# humansensinglab/AGenDA

Hardware: AMD Instinct MI355X
Metric: 512x512 images/sec + DAAM heatmaps, 50 DDIM steps, SD-1.5 (higher is better)
Workload: dtype bf16

## Files before the change

### agenda_amd/_lib.py

```python
from __future__ import annotations

import ctypes as C
import os

_HERE = os.path.dirname(os.path.abspath(__file__))
LIB_PATH = os.environ.get("AGD_LIB") or os.path.join(_HERE, "libagenda_hip.so")
AGD_MAX_LEVELS = 8
AGD_N_CLASSES = 11


class AgdConfig(C.Structure):
    _fields_ = [
        ("struct_size", C.c_int),
        ("in_channels", C.c_int), ("out_channels", C.c_int), ("n_levels", C.c_int),
        ("block_out_channels", C.c_int * AGD_MAX_LEVELS),
        ("down_cross", C.c_int * AGD_MAX_LEVELS),
        ("num_heads", C.c_int * AGD_MAX_LEVELS),
        ("layers_per_block", C.c_int), ("cross_attention_dim", C.c_int),
        ("use_linear_projection", C.c_int), ("norm_num_groups", C.c_int),
        ("vae_latent_channels", C.c_int), ("vae_out_channels", C.c_int), ("vae_n_levels", C.c_int),
        ("vae_block_out_channels", C.c_int * AGD_MAX_LEVELS),
        ("vae_layers_per_block", C.c_int), ("vae_norm_num_groups", C.c_int),
        ("vae_scaling_factor", C.c_float),
        ("max_tokens", C.c_int),
# ... 70 lines not shown
    "agd_adapter_configure": (C.c_int, [_P, C.POINTER(AgdAdapterConfig)]),
    "agd_adapter_set_cond_hw": (C.c_int, [_P, _P, C.c_int, C.c_int, C.c_int, C.c_int, _P]),
    "agd_adapter_features": (C.c_int, [_P, _P]),
    "agd_adapter_set_schedule": (C.c_int, [_P, C.POINTER(C.c_float), C.c_int]),
    "agd_adapter_clear": (C.c_int, [_P]),
    "agd_adapter_add_counts": (C.c_int, [_P, C.POINTER(C.c_longlong)]),
    "agd_ip_adapter_begin": (C.c_int, [_P, C.c_int, C.c_int]),
    "agd_ip_adapter_tensor": (C.c_int, [_P, C.c_char_p, _P, C.c_int, C.c_int, C.POINTER(C.c_longlong)]),
    "agd_ip_adapter_commit": (C.c_int, [_P]),
    "agd_ip_adapter_unload": (C.c_int, [_P]),
    "agd_ip_adapter_set": (C.c_int, [_P, _P, C.c_int, C.c_float, _P]),
    "agd_ip_adapter_clear": (C.c_int, [_P]),
    "agd_ip_adapter_tokens": (C.c_int, [_P, _P]),
    "agd_ip_adapter_block": (C.c_int, [_P, C.c_char_p, _P, C.c_int, C.c_int, C.c_int, _P, _P]),
    "agd_ip_adapter_counts": (C.c_int, [_P, C.POINTER(C.c_longlong)]),
    "agd_image_encoder_begin": (C.c_int, [_P, C.POINTER(AgdVisionConfig)]),
    "agd_image_encoder_tensor": (C.c_int, [_P, C.c_char_p, _P, C.c_int, C.c_int, C.POINTER(C.c_longlong)]),
    "agd_image_encoder_commit": (C.c_int, [_P]),
    "agd_image_encoder_unload": (C.c_int, [_P]),
    "agd_image_embeds": (C.c_int, [_P, _P, C.c_int, C.c_int, C.c_int, _P, _P]),
    "agd_gligen_configure": (C.c_int, [_P, C.POINTER(AgdGligenConfig)]),
    "agd_gligen_set": (C.c_int, [_P, _P, _P, _P, C.c_int, _P]),
    "agd_gligen_set_schedule": (C.c_int, [_P, C.POINTER(C.c_int), C.c_int]),
    "agd_gligen_clear": (C.c_int, [_P]),
    "agd_gligen_objs": (C.c_int, [_P, _P]),
    "agd_gligen_fuser": (C.c_int, [_P, C.c_char_p, _P, C.c_int, C.c_int, C.c_int, _P, _P]),
    "agd_lora_add": (C.c_int, [_P, C.c_char_p, _P, _P, C.c_int, C.c_float]),
    "agd_lora_set_scale": (C.c_int, [_P, C.c_float, _P]),
    "agd_lora_clear": (C.c_int, [_P]),
    "agd_lora_count": (C.c_int, [_P]),
    "agd_lora_scale": (C.c_float, [_P]),
    "agd_unet_forward": (C.c_int, [_P, _P, C.c_int, C.c_int, C.c_float, _P, _P]),
    "agd_unet_forward_ts": (C.c_int, [_P, _P, C.c_int, C.c_int, C.POINTER(C.c_float), _P, _P]),
    "agd_cfg_ddim_step": (C.c_int, [_P, _P, _P, C.c_int, C.c_int, C.c_float, C.c_float, C.c_float, _P]),
    "agd_denoise": (C.c_int, [_P, _P, C.c_int, C.c_int, C.c_int, C.POINTER(C.c_float), C.POINTER(C.c_float),
                              C.POINTER(C.c_float), C.c_float, _P]),
    "agd_denoise_plms": (C.c_int, [_P, _P, C.c_int, C.c_int, C.c_int, C.POINTER(C.c_float), C.POINTER(C.c_float),
                                   C.POINTER(C.c_float), C.c_float, _P]),
    "agd_denoise_dpm": (C.c_int, [_P, _P, C.c_int, C.c_int, C.c_int, C.POINTER(C.c_float), C.POINTER(C.c_float), C.c_float, _P]),
    "agd_vae_decode": (C.c_int, [_P, _P, C.c_int, C.c_int, _P, _P, _P]),
    "agd_vae_encode": (C.c_int, [_P, _P, C.c_int, C.c_int, _P, _P, _P]),
    "agd_safety_scores_hw": (C.c_int, [_P, _P, C.c_int, C.c_int, C.c_int, _P, _P, _P]),
    "agd_controlnet_set_cond_hw": (C.c_int, [_P, _P, C.c_int, C.c_int, C.c_int, C.c_int, _P]),
    "agd_controlnet_residuals_hw": (C.c_int, [_P, _P, C.c_int, C.c_int, C.c_int, C.c_float, C.c_float, C.c_int, _P, C.POINTER(C.c_longlong), _P]),
    "agd_inpaint_prepare_hw": (C.c_int, [_P, _P, C.c_int, _P, C.c_int, C.c_int, C.c_int, C.c_int, _P, _P, _P, _P]),
    "agd_inpaint_set_hw": (C.c_int, [_P, _P, C.c_int, _P, C.c_int, _P, C.c_int, C.c_int, C.c_int, _P]),
    "agd_unet_forward_hw": (C.c_int, [_P, _P, C.c_int, C.c_int, C.c_int, C.c_float, _P, _P]),
    "agd_unet_forward_ts_hw": (C.c_int, [_P, _P, C.c_int, C.c_int, C.c_int, C.POINTER(C.c_float), _P, _P]),
    "agd_cfg_ddim_step_hw": (C.c_int, [_P, _P, _P, C.c_int, C.c_int, C.c_int, C.c_float, C.c_float, C.c_float, _P]),
    "agd_denoise_hw": (C.c_int, [_P, _P, C.c_int, C.c_int, C.c_int, C.c_int, C.POINTER(C.c_float), C.POINTER(C.c_float),
                                 C.POINTER(C.c_float), C.c_float, _P]),
    "agd_denoise_plms_hw": (C.c_int, [_P, _P, C.c_int, C.c_int, C.c_int, C.c_int, C.POINTER(C.c_float), C.POINTER(C.c_float),
                                      C.POINTER(C.c_float), C.c_float, _P]),
    "agd_denoise_dpm_hw": (C.c_int, [_P, _P, C.c_int, C.c_int, C.c_int, C.c_int, C.POINTER(C.c_float), C.POINTER(C.c_float), C.c_float, _P]),
    "agd_vae_decode_hw": (C.c_int, [_P, _P, C.c_int, C.c_int, C.c_int, _P, _P, _P]),
    "agd_vae_encode_hw": (C.c_int, [_P, _P, C.c_int, C.c_int, C.c_int, _P, _P, _P]),
    "agd_record_reset_hw": (C.c_int, [_P, C.c_int, C.c_int, C.c_int, _P]),
    "agd_set_option": (C.c_int, [_P, C.c_char_p, C.c_int]),
    "agd_record_config": (C.c_int, [_P, C.c_int, C.c_int, C.c_int]),
    "agd_record_reset": (C.c_int, [_P, C.c_int, C.c_int, _P]),
    "agd_daam_global": (C.c_int, [_P, C.c_int, C.c_int, _P, _P]),
    "agd_hook_global": (C.c_int, [_P, _P, _P]),
    "agd_hook_count": (C.c_int, [_P]),
    "agd_hook_last_map": (C.c_int, [_P, _P, C.c_int, _P]),
    "agd_cross_attn": (C.c_int, [_P, C.c_char_p, _P, _P, C.c_int, C.c_int, C.c_int, _P, C.c_int, _P]),
    "agd_attn_processor": (C.c_int, [_P, C.c_char_p, _P, _P, _P, C.c_int, C.c_int, C.c_int, _P, C.c_int, _P]),
    "agd_hook_reset": (C.c_int, [_P, C.c_int, C.c_int, _P]),
    "agd_hook_num_maps": (C.c_int, [_P]),
    "agd_hook_map_dims": (C.c_int, [_P, C.c_int, C.POINTER(C.c_int)]),
    "agd_hook_map": (C.c_int, [_P, C.c_int, _P, _P]),
    "agd_op_attn_reg_loss": (C.c_int, [_P, C.c_int, C.c_int, C.c_int, _P, _P, _P, C.c_float, _P, _P, _P]),
    "agd_attn_processor_backward": (C.c_int, [_P, C.c_char_p, _P, _P, _P, _P, C.c_int, C.c_int, C.c_int, C.c_int, _P, _P, _P]),
    "agd_op_conv2d": (C.c_int, [_P, _P, _P, _P] + [C.c_int] * 9 + [_P]),
    "agd_op_conv2d_ex": (C.c_int, [_P, _P, _P, _P] + [C.c_int] * 10 + [_P]),
    "agd_op_linear": (C.c_int, [_P, _P, _P, _P, _P, C.c_int, C.c_int, C.c_int, C.c_int, _P]),
    "agd_op_groupnorm": (C.c_int, [_P, _P, _P, _P, C.c_int, C.c_int, C.c_int, C.c_int, C.c_float, C.c_int, _P]),
    "agd_op_groupnorm_ex": (C.c_int, [_P] * 5 + [C.c_int] * 5 + [C.c_float, C.c_int, _P, C.c_int, _P, C.c_int, C.POINTER(C.c_int), _P]),
    "agd_op_gn_fold": (C.c_int, [_P, _P] + [C.c_int] * 5 + [C.c_float] + [_P] * 4 + [C.c_int, C.c_int] + [_P] * 5 + [_P]),
    "agd_op_conv_groupnorm": (C.c_int, [_P] * 6 + [C.c_int] * 6 + [C.c_float, C.c_int, C.c_int, _P]),
    "agd_op_layernorm": (C.c_int, [_P, _P, _P, _P, C.c_int, C.c_int, C.c_float, _P]),
    "agd_op_layernorm_ex": (C.c_int, [_P, _P, _P, _P, C.c_int, C.c_int, C.c_float, C.POINTER(C.c_int), _P]),
    "agd_op_ff_fused": (C.c_int, [_P] * 8 + [C.c_int, C.c_int, C.c_float, _P]),
    "agd_op_attn_chain": (C.c_int, [_P] * 9 + [C.c_int] * 5 + [C.c_float, _P]),
    "agd_op_xattn_premul": (C.c_int, [_P] * 9 + [C.c_int] * 5 + [C.c_float, _P]),
    "agd_op_attention": (C.c_int, [_P, _P, _P, _P, C.c_int, C.c_int, C.c_int, C.c_int, C.c_int, C.c_float, _P, _P]),
    "agd_op_attention_ex": (C.c_int, [_P, _P, _P, _P] + [C.c_int] * 5 + [C.c_float, C.c_int, _P, _P, _P, C.c_int, C.c_int, _P, C.c_int, C.c_int, C.c_int, _P]),
    "agd_op_attention_long": (C.c_int, [_P, _P, _P, _P] + [C.c_int] * 5 + [C.c_float, C.c_int, _P, C.c_int, C.c_int, _P]),
    "agd_op_attention_headsum": (C.c_int, [_P, _P, _P, _P, C.c_int, C.c_int, C.c_int, C.c_int, C.c_int, C.c_float, _P, _P]),
    "agd_op_attention_backward": (C.c_int, [_P, _P, _P, _P] + [C.c_int] * 6 + [C.c_float, _P, _P, _P]),
    "agd_op_hook_headmean": (C.c_int, [_P, C.c_int, C.c_int, C.c_int, C.c_int, _P, _P]),
    "agd_op_bicubic_clamp_mean": (C.c_int, [_P, C.c_int, C.c_int, C.c_int, C.c_int, _P, _P]),
    "agd_op_heatmap_u8": (C.c_int, [_P, C.c_int, C.c_int, _P, _P]),
    "agd_op_resize_u8_pil": (C.c_int, [_P, C.c_int, C.c_int, C.c_int, C.c_int, C.c_int, C.c_int, _P, _P]),
    "agd_op_stack_heatmaps": (C.c_int, [_P, _P, _P, C.c_longlong, _P, _P, _P]),
    "agd_op_window_gather": (C.c_int, [_P, _P] + [C.c_int] * 8 + [_P]),
    "agd_op_window_mean": (C.c_int, [_P, _P] + [C.c_int] * 6 + [_P]),
    "agd_denoise_panorama": (C.c_int, [_P, _P] + [C.c_int] * 7 + [C.POINTER(C.c_float)] * 3 + [C.c_float, _P]),
    "agd_daam_global_panorama": (C.c_int, [_P, C.c_int, C.c_int, _P, _P]),
    "agd_freeu_set": (C.c_int, [_P] + [C.c_float] * 4),
    "agd_freeu_clear": (C.c_int, [_P]),
    "agd_freeu_counts": (C.c_int, [_P, C.POINTER(C.c_longlong)]),
    "agd_op_freeu": (C.c_int, [_P, _P, _P, _P] + [C.c_int] * 5 + [C.c_float, C.c_float, _P]),
    "agd_guidance_rescale_set": (C.c_int, [_P, C.c_float]),
    "agd_guidance_rescale_clear": (C.c_int, [_P]),
    "agd_guidance_rescale_counts": (C.c_int, [_P, C.POINTER(C.c_longlong)]),
    "agd_op_guidance_rescale": (C.c_int, [_P, _P] + [C.c_int] * 4 + [C.c_float, C.c_float, _P, _P]),
    "agd_pag_set": (C.c_int, [_P, C.POINTER(C.c_float), C.c_int, C.POINTER(C.c_char_p), C.c_int]),
    "agd_pag_clear": (C.c_int, [_P]),
    "agd_pag_counts": (C.c_int, [_P, C.POINTER(C.c_longlong), C.POINTER(C.c_longlong)]),
    "agd_op_pag_v_rows": (C.c_int, [_P, _P, _P, C.c_int, C.c_int, _P]),
    "agd_op_pag_fold": (C.c_int, [_P, _P, C.c_longlong, C.c_float, _P]),
    "agd_deepcache_set": (C.c_int, [_P, C.POINTER(C.c_int), C.c_int, C.c_int]),
    "agd_deepcache_clear": (C.c_int, [_P]),
    "agd_deepcache_counts": (C.c_int, [_P, C.POINTER(C.c_longlong)]),
    "agd_deepcache_forward_hw": (C.c_int, [_P, _P, C.c_int, C.c_int, C.c_int, C.c_float, C.c_int, C.c_int, _P, _P]),
    "agd_op_deepcache_capture": (C.c_int, [_P, _P, _P, C.c_longlong, _P, _P, C.c_longlong, _P]),
    "agd_profile_begin": (C.c_int, [_P]),
    "agd_profile_end": (C.c_int, [_P, C.POINTER(C.c_double), C.POINTER(C.c_double), C.POINTER(C.c_longlong)]),
    "agd_profile_end_ex": (C.c_int, [_P, C.c_double, C.c_double] + [C.POINTER(C.c_double)] * 5 + [C.POINTER(C.c_longlong)]),
    "agd_profile_class_name": (C.c_char_p, [C.c_int]),
    "agd_version": (C.c_char_p, []),
}

EXPORTS = tuple(_SIGS.keys())
_lib = None


def load():
    global _lib
    if _lib is not None:
        return _lib
    if not os.path.exists(LIB_PATH):
        raise AgendaHipError(
            f"{LIB_PATH} not found: build it with `python -c 'import __graft_entry__ as g; g.build()'` "
            "or `make -C agenda_amd/csrc`. There is no CPU fallback.")
    lib = C.CDLL(LIB_PATH)
    for name, (res, args) in _SIGS.items():
        fn = getattr(lib, name)
        fn.restype = res
        fn.argtypes = args
    _lib = lib
    return lib


def check(rc: int, ctx=None, what: str = ""):
    if rc != 0:
        msg = load().agd_last_error(ctx)
        raise AgendaHipError(f"{what} failed (rc={rc}): {msg.decode() if msg else '?'}")


def ptr(t):
    if t is None:
        return None
    assert t.is_contiguous(), "tensor must be contiguous"
    return C.c_void_p(t.data_ptr())


def current_stream_ptr():
    import torch
    return C.c_void_p(torch.cuda.current_stream().cuda_stream)
```

### agenda_amd/csrc/kernels.h

```cpp
#pragma once
#include "common.h"

#define AGD_MAX_DEVICES 16
struct SplitKWs { float* p = nullptr; size_t cap = 0; };

struct IgemmP {
  const bf16_t* sc0 = nullptr; const bf16_t* sc1 = nullptr; int sc_C0 = 0, sc_C1 = 0;
  int ups4 = 0;
  const bf16_t* src0; const bf16_t* src1;
  int C0, C1;
  int Hin, Win, Hout, Wout;
  int ksize, stride, pad, up;
  const bf16_t* W;
  const float* bias; int bias_mode;
  const float* rowadd; int rowadd_ld;
  const bf16_t* residual; int ldr;
  void* out; int out_f32; int ldo;
  int M, N, K;
  float alpha;
  int geglu;
  int act;
  int batch;
  long long sA0, sA1, sW, sO, sR;
  const bf16_t* zero_page;
  SplitKWs* ws;
  float* splitk_ws;
  int colstat_rows;
  float* colstat_out;
  float* rowstat_out; int rowstat_slots;
  const float* ln_stats; int ln_slots; const float* ln_cs; float ln_invC, ln_eps;
  int* cfg_out;
  int w_per_image;
  int wmajor;
  int warm;
  int halo;
  int p8;
  const float* gn_gamma; const float* gn_beta; bf16_t* gn_y; int gn_groups; float gn_eps; int gn_silu; int gn_keep_out; int* gn_fused;
  int kg2;
  int smap;
  int wreg, wreg_mmin, wreg_mmax;
  const bf16_t* Wfrag; int wfrag_ni;
  int xb_m, xb_n;
  int xcd_block;
  int pc;
  int stagger;
  int dbg;
};
int launch_igemm(const IgemmP& p, hipStream_t st);
int igemm_query(const IgemmP& p, int* cfg3);

struct AttnP {
  const bf16_t* q; const bf16_t* k; const bf16_t* v; bf16_t* o;
  int ldq, ldk, ldv, ldo;
  long long sq, sk, sv, so;
  int B, H, D, Nq, Nk;
  float scale;
  int record_mode; int rec_b0;
  float* rec; long long rec_img_stride; long long rec_head_stride;
  int rec_T;
  int rec_hpb;
  int nqt;
  int causal;
  const float* mask;
  const bf16_t* k2; const bf16_t* v2; int ldk2, ldv2; long long sk2, sv2; int Nk2;
};
int launch_attention(const AttnP& p, hipStream_t st);
constexpr int ATTN_LONG_MAX_KEYS = 320;
int launch_attention_long(const AttnP& p, hipStream_t st);

struct FFusedP {
  const bf16_t* h; bf16_t* out;
  const bf16_t* w1f;
  const float* cs1; const float* b1;
  const bf16_t* w2f;
  const float* b2;
  int M; float ln_eps;
  const bf16_t* wpf; const float* bp; const bf16_t* xres; bf16_t* pout; float* colstat;
  int xres_rows;
  int premul;
};
int launch_ff_fused(const FFusedP& p, int C, hipStream_t st);
struct AttnChainP {
  const bf16_t* h; bf16_t* out;
  const float* gamma; const float* beta; float ln_eps;
  const bf16_t* wqf;
  const bf16_t* wof; const float* bo;
  const bf16_t* kv; int ldkv; long long skv;
  int M, HW, T; float scale;
  int record; float* rec; long long rec_img_stride, rec_head_stride; int rec_T, rec_b0, rec_hpb;
  float* rowstat_out;
  const bf16_t* o1; const bf16_t* wo1f; const float* bo1;
  int rows32;
  int src_rows;
};
int launch_attn_chain(const AttnChainP& p, int C, int heads, hipStream_t st);
struct QkvChainP {
  const bf16_t* x;
  const bf16_t* wbf; long long wb_stride; const float* rowadd;
  bf16_t* h;
  const float* gamma; const float* beta; float ln_eps;
  const bf16_t* wqkvf;
  bf16_t* qkv;
  int M, HW;
  long long rowadd_stride;
  const float* gn_part; int gn_bm, gn_groups; float gn_eps; const float* gn_gamma; const float* gn_beta;
  int rows64;
  int sched2;
};
int launch_qkv_chain(const QkvChainP& p, int C, hipStream_t st);
int launch_frag_order_w1(const bf16_t* src, bf16_t* dst, int C, int HID, hipStream_t st);
int launch_frag_order_w(const bf16_t* src, bf16_t* dst, int N, int K, int NI, int KC, hipStream_t st);

#define XATTN_TP 80
struct XattnPremulP {
  const bf16_t* kv; int ldkv; long long skv;
  const bf16_t* wqT;
  const bf16_t* wo;
  const float* gamma; const float* wqb;
  int B, T, C, H; float scale;
  bf16_t* kpp; float* kcs; float* kbs; bf16_t* vpp;
};
int launch_xattn_premul(const XattnPremulP& p, hipStream_t st);
struct XattnSP {
  const bf16_t* x;
  const float* ln_stats; int ln_slots; float ln_invC, ln_eps;
  const bf16_t* kpp; const float* kcs; const float* kbs;
  bf16_t* P;
  int M, HW, C, H, T;
  float* rec; long long rec_img_stride, rec_head_stride; int rec_T, rec_b0;
};
int launch_xattn_s(const XattnSP& p, hipStream_t st);
int launch_matvec_bf16(const bf16_t* W, const float* v, float* out, int N, int K, hipStream_t st);
int launch_rowstat_bf16(const bf16_t* x, float* out, int M, int C, hipStream_t st);
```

§ WORK ITEM:
Filter the records for the word "nullptr" and show every line that has it.

§ SOLUTION BELOW:
struct SplitKWs { float* p = nullptr; size_t cap = 0; };
  const bf16_t* sc0 = nullptr; const bf16_t* sc1 = nullptr; int sc_C0 = 0, sc_C1 = 0;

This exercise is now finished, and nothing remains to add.